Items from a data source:
*** Block opens ***

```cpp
__global__ __launch_bounds__(256) void smm_runs_slab(int nrows, int m, int n_slabs, int tps, int nct, int wc, int64_t nnzA,
                                                     const int *__restrict__ rowlist, const int *__restrict__ a_ptr,
                                                     const int64_t *__restrict__ list_off, const int *__restrict__ scnt,
                                                     const unsigned *__restrict__ P, const unsigned short *__restrict__ tmp,
                                                     unsigned *__restrict__ dst0, uint2 *__restrict__ runs2,
                                                     unsigned char *__restrict__ tflag, unsigned *__restrict__ err)
{
    __shared__ int win_all[4][RUNS_WIN];
    constexpr int NV = RUNS_WIN / WAVE;
    constexpr int TPS_MAX = 8;
    const int lane = lane_id();
    const int wpb = blockDim.x / WAVE;
    int *win = win_all[threadIdx.x >> 6];
    for (int ri = blockIdx.x * wpb + (threadIdx.x >> 6); ri < nrows; ri += gridDim.x * wpb) {
        const int row = rowlist ? rowlist[ri] : ri;
        const int a0 = a_ptr[row], a1 = a_ptr[row + 1];
        auto cnt_of = [&](int s, int e) -> unsigned {
            const unsigned *Ps = P + (size_t)s * nnzA;
            const unsigned q1 = e + 1 < a1 ? Ps[e + 1] : (unsigned)scnt[(size_t)s * m + row];
            const unsigned q0 = Ps[e];
            return q1 >= q0 ? q1 - q0 : 0u;
        };
        unsigned carry = 0;
        for (int eb = a0; eb < a1; eb += WAVE) {
            const int e = eb + lane;
            int C = 0;
            if (e < a1)
                for (int s = 0; s < n_slabs; ++s) C += (int)cnt_of(s, e);
            const int incl = wave_scan_incl(C);
            if (e < a1) dst0[e] = carry + (unsigned)(incl - C);
            carry += (unsigned)rl(incl, WAVE - 1);
        }
        for (int s = 0; s < n_slabs; ++s) {
            const int t0 = s * tps;
            const int tsl = (nct - t0) < tps ? (nct - t0) : tps;
            const unsigned short *__restrict__ list = tmp + list_off[(size_t)s * m + row];
            const unsigned total = (unsigned)scnt[(size_t)s * m + row];
            const unsigned *__restrict__ Ps = P + (size_t)s * nnzA;
            int v[NV];
            auto fetch = [&](unsigned wb) {
#pragma unroll
                for (int u = 0; u < NV; ++u) {
                    const unsigned i = wb + u * WAVE + lane;
                    v[u] = (int)list[i < total ? i : (total ? total - 1 : 0)];
                }
            };
            unsigned cur = 0xffffffffu;
            if (total) fetch(0);
            for (int eb = a0; eb < a1; eb += WAVE) {
                const int e = eb + lane;
                const bool valid = e < a1;
                unsigned p0 = valid ? Ps[e] : total;
                unsigned p1 = (valid && e + 1 < a1) ? Ps[e + 1] : total;
                if (p0 > total || p1 > total || p1 < p0) {
                    plan_err(err, PLAN_ERR_P, row);
                    p0 = p0 < total ? p0 : total;
                    p1 = p1 < p0 ? p0 : (p1 < total ? p1 : total);
                }
                uint2 *r = runs2 + (size_t)t0 * nnzA + (valid ? e : a1 - 1);
                int tcur = 1;
                if (valid) {
                    r[0].x = p0;
                    if (p0 == p1) { for (; tcur < tsl; ++tcur) r[(size_t)tcur * nnzA].x = p0; }
                } else {
                    tcur = tsl;
                }
                const unsigned reg_lo = rl(p0, 0), reg_hi = rl(p1, WAVE - 1);
                for (unsigned wb = reg_lo - reg_lo % RUNS_WIN; wb < reg_hi; wb += RUNS_WIN) {
                    const unsigned we = wb + RUNS_WIN < total ? wb + RUNS_WIN : total;
                    if (wb != cur) {
                        wave_sync();
#pragma unroll
                        for (int u = 0; u < NV; ++u) win[u * WAVE + lane] = v[u];
                        cur = wb;
                        if (we < total) fetch(we);
                        wave_sync();
                    }
                    unsigned lo = p0 > wb ? p0 : wb;
                    const unsigned hiw = p1 < we ? p1 : we;
                    if (lo < hiw) {
                        while (tcur < tsl) {
                            const int bound = tcur * wc;
                            unsigned l = lo, h = hiw;
                            while (l < h) {
                                const unsigned mid = l + ((h - l) >> 1);
                                if (win[mid - wb] < bound) l = mid + 1; else h = mid;
                            }
                            if (l < hiw) { r[(size_t)tcur * nnzA].x = l; lo = l; ++tcur; }
                            else if (p1 <= we) { r[(size_t)tcur * nnzA].x = p1; lo = hiw; ++tcur; }
                            else break;
                        }
                    }
                }
            }
            __threadfence_block();
            unsigned any = 0;
            for (int eb = a0; eb < a1; eb += WAVE) {
                const int e = eb + lane;
                if (e >= a1) continue;
                unsigned p0 = Ps[e];
                unsigned p1 = e + 1 < a1 ? Ps[e + 1] : total;
                p0 = p0 < total ? p0 : total;
                p1 = p1 < p0 ? p0 : (p1 < total ? p1 : total);
                unsigned base = dst0[e];
                for (int sp = 0; sp < s; ++sp) base += cnt_of(sp, e);
                uint2 *r = runs2 + (size_t)t0 * nnzA + e;
                unsigned st = r[0].x;
                for (int tt = 0; tt < tsl; ++tt) {
                    const unsigned en = tt + 1 < tsl ? r[(size_t)(tt + 1) * nnzA].x : p1;
                    r[(size_t)tt * nnzA] = make_uint2(st | ((en - st) << 16), base + (st - p0));
                    any |= (en != st ? 1u : 0u) << tt;
                    st = en;
                }
            }
            for (int tt = 0; tt < tsl && tt < TPS_MAX; ++tt) {
                const bool some = __ballot((any >> tt) & 1u) != 0ull;
                if (lane == 0) tflag[(size_t)(t0 + tt) * m + row] = some ? 1 : 0;
            }
        }
    }
}

struct NumericArgs {
    int m, ncols, nct, wc, wf, n_ft;
    int64_t row_offset;
    const int *a_ptr, *a_idx; const double *a_val;
    const int *b_idx; const double *b_val;
    const short *b_loc;
    const int2 *tdesc; const double *tpay; int rowsB;
    int piece_epl;
    int piece_fmt;
    int tstride;
    const unsigned short *tlen16;
    const int *seg;
    int kmax;
    const int *dummy_idx;
    const double *dummy_val;
    const int64_t *c_ptr; int *c_idx; double *c_val;
    const int64_t *ub_off; const void *tmp_idx;
// ... 1701 lines not shown
```

Measured before the change: 83.64 billion.

## Vectorize run-window list loads and stage run outputs through LDS for coalescing

The smm_runs and smm_runs_slab kernels now load the sorted column list window with 16-byte vector loads, aligning window starts to the list's base offset and keeping the window in its native element width (16-bit or 32-bit) in shared memory instead of widening it to int. When the tile count is small, smm_runs stages per-entry run boundaries in LDS and writes them back coalesced instead of issuing strided scattered stores. Host-side checks assert the list buffer is 16-byte aligned and that a window fits the allocation slack, because the vector loads may read past the end of a row's list.

```diff
diff --git a/sparse_matrix_mult_amd/csrc/smm_api.hip b/sparse_matrix_mult_amd/csrc/smm_api.hip
--- a/sparse_matrix_mult_amd/csrc/smm_api.hip
+++ b/sparse_matrix_mult_amd/csrc/smm_api.hip
@@ -158,6 +158,11 @@
     *out = p;
     return SMM_OK;
 }
+static int list_base_aligned(const void *d_tmp)
+{
+    if (((uintptr_t)d_tmp & 15) != 0) return fail(SMM_ERR_INTERNAL, "the list buffer %p is not 16-byte aligned", d_tmp);
+    return SMM_OK;
+}
 static void pool_free(smm_ctx *c, void *p)
 {
     if (!p) return;
@@ -1181,6 +1186,7 @@
 }
 
 constexpr size_t LIST_SLACK = (size_t)1 << 17;
+static_assert((size_t)RUNS_WIN <= LIST_SLACK && (size_t)RUNS_WIN16 <= LIST_SLACK, "a staged window must fit the slack behind the lists");
 #ifndef SMM_CCS_UNROLL
 #define SMM_CCS_UNROLL 8
 #endif
@@ -1863,6 +1869,7 @@
         CHK(pool_get(c, (size_t)a->nnz * p->g.nct, &p->d_runs2));
         CHK(pool_get(c, (size_t)m * p->g.nct, &p->d_tflag));
         const int nd = p->n_bin[2];
+        CHK(list_base_aligned(p->d_tmp));
         LAUNCH(c, "smm_runs", smm_runs_slab, std::min<int64_t>((nd + 3) / 4, 65536), 256, 0, nd, (int)m, ns, tps, p->g.nct, p->g.wc,
                (int64_t)a->nnz, (const int *)(p->d_lists + 2 * m), a->ptr, (const int64_t *)p->d_ub_off, (const int *)p->d_scnt,
                (const unsigned *)p->d_P, (const unsigned short *)p->d_tmp, p->d_dst0, p->d_runs2, p->d_tflag, c->d_err);
@@ -1975,6 +1982,7 @@
     const int nd = p->n_bin[2];
     const int rgrid = (int)std::min<int64_t>((nd + 3) / 4, 65536);
     const int tail_min = (p->flags & SMM_EXACT) ? TAIL_MIN_EXACT : TAIL_MIN_DEFAULT;
+    CHK(list_base_aligned(p->d_tmp));
     if (p->list16)
         LAUNCH(c, "smm_runs", smm_runs<unsigned short>, rgrid, 256, 0, nd, p->g.nct, p->g.wc, (const int *)(p->d_lists + 2 * m), a->ptr,
                p->d_ub_off, p->d_rowcnt, p->d_P, (const unsigned short *)p->d_tmp, p->d_runs, p->d_tail, c->d_err, tail_min);
diff --git a/sparse_matrix_mult_amd/csrc/smm_kernels.hpp b/sparse_matrix_mult_amd/csrc/smm_kernels.hpp
--- a/sparse_matrix_mult_amd/csrc/smm_kernels.hpp
+++ b/sparse_matrix_mult_amd/csrc/smm_kernels.hpp
@@ -1,5 +1,6 @@
 #pragma once
 #include <hip/hip_runtime.h>
+#include <limits.h>
 #include <stdint.h>
 #include <type_traits>
 
@@ -1049,7 +1050,39 @@
 #define SMM_TAIL_MIN_EXACT 64
 #endif
 constexpr int TAIL_MIN_DEFAULT = SMM_TAIL_MIN_DEFAULT, TAIL_MIN_EXACT = SMM_TAIL_MIN_EXACT;
+#ifndef SMM_RUNS_WIN16
+#define SMM_RUNS_WIN16 2048
+#endif
 constexpr int RUNS_WIN = 2048;
+constexpr int RUNS_WIN16 = SMM_RUNS_WIN16;
+typedef unsigned runs_v4 __attribute__((ext_vector_type(4)));
+template <typename LT> struct RunsWindow {
+    static constexpr int WIN = sizeof(LT) == 2 ? RUNS_WIN16 : RUNS_WIN;
+    static constexpr int EPV = 16 / (int)sizeof(LT);
+    static constexpr int NV = WIN / EPV / WAVE;
+    static constexpr int ALIGN = 128 / (int)sizeof(LT);
+    static_assert(NV >= 1 && NV * EPV * WAVE == WIN && (WIN & (WIN - 1)) == 0 && ALIGN <= WIN, "window geometry");
+    runs_v4 v[NV];
+    __device__ __forceinline__ void fetch(const LT *__restrict__ list, int wb, int total, int lane) {
+        const runs_v4 *__restrict__ src = reinterpret_cast<const runs_v4 *>(list + wb) + lane;
+        const int left = total - wb - lane * EPV;
+#pragma unroll
+        for (int u = 0; u < NV; ++u)
+            if (u * WAVE * EPV < left) v[u] = src[u * WAVE];
+    }
+    __device__ __forceinline__ void store(LT *win, int lane) const {
+        runs_v4 *dst = reinterpret_cast<runs_v4 *>(win) + lane;
+#pragma unroll
+        for (int u = 0; u < NV; ++u) dst[u * WAVE] = v[u];
+    }
+    static __device__ __forceinline__ int start_of(unsigned p, int sh) {
+        return (int)((p + (unsigned)sh) & ~(unsigned)(WIN - 1)) - sh;
+    }
+};
+__device__ __forceinline__ int64_t rl64(int64_t v) {
+    return (int64_t)(((unsigned long long)rl((unsigned)((unsigned long long)v >> 32), 0) << 32) | rl((unsigned)v, 0));
+}
+constexpr int RUNS_STAGE = 8;
 template <typename LT>
 __global__ __launch_bounds__(256) void smm_runs(int m, int nct, int wc, const int *__restrict__ rowlist,
                                                 const int *__restrict__ a_ptr,
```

*** Block closes ***

[What to work on]
Every line that contains the string "nnzA" should be returned from the data.

[Reply]
__global__ __launch_bounds__(256) void smm_runs_slab(int nrows, int m, int n_slabs, int tps, int nct, int wc, int64_t nnzA,
            const unsigned *Ps = P + (size_t)s * nnzA;
            const unsigned *__restrict__ Ps = P + (size_t)s * nnzA;
                uint2 *r = runs2 + (size_t)t0 * nnzA + (valid ? e : a1 - 1);
                    if (p0 == p1) { for (; tcur < tsl; ++tcur) r[(size_t)tcur * nnzA].x = p0; }
                            if (l < hiw) { r[(size_t)tcur * nnzA].x = l; lo = l; ++tcur; }
                            else if (p1 <= we) { r[(size_t)tcur * nnzA].x = p1; lo = hiw; ++tcur; }
                uint2 *r = runs2 + (size_t)t0 * nnzA + e;
                    const unsigned en = tt + 1 < tsl ? r[(size_t)(tt + 1) * nnzA].x : p1;
                    r[(size_t)tt * nnzA] = make_uint2(st | ((en - st) << 16), base + (st - p0));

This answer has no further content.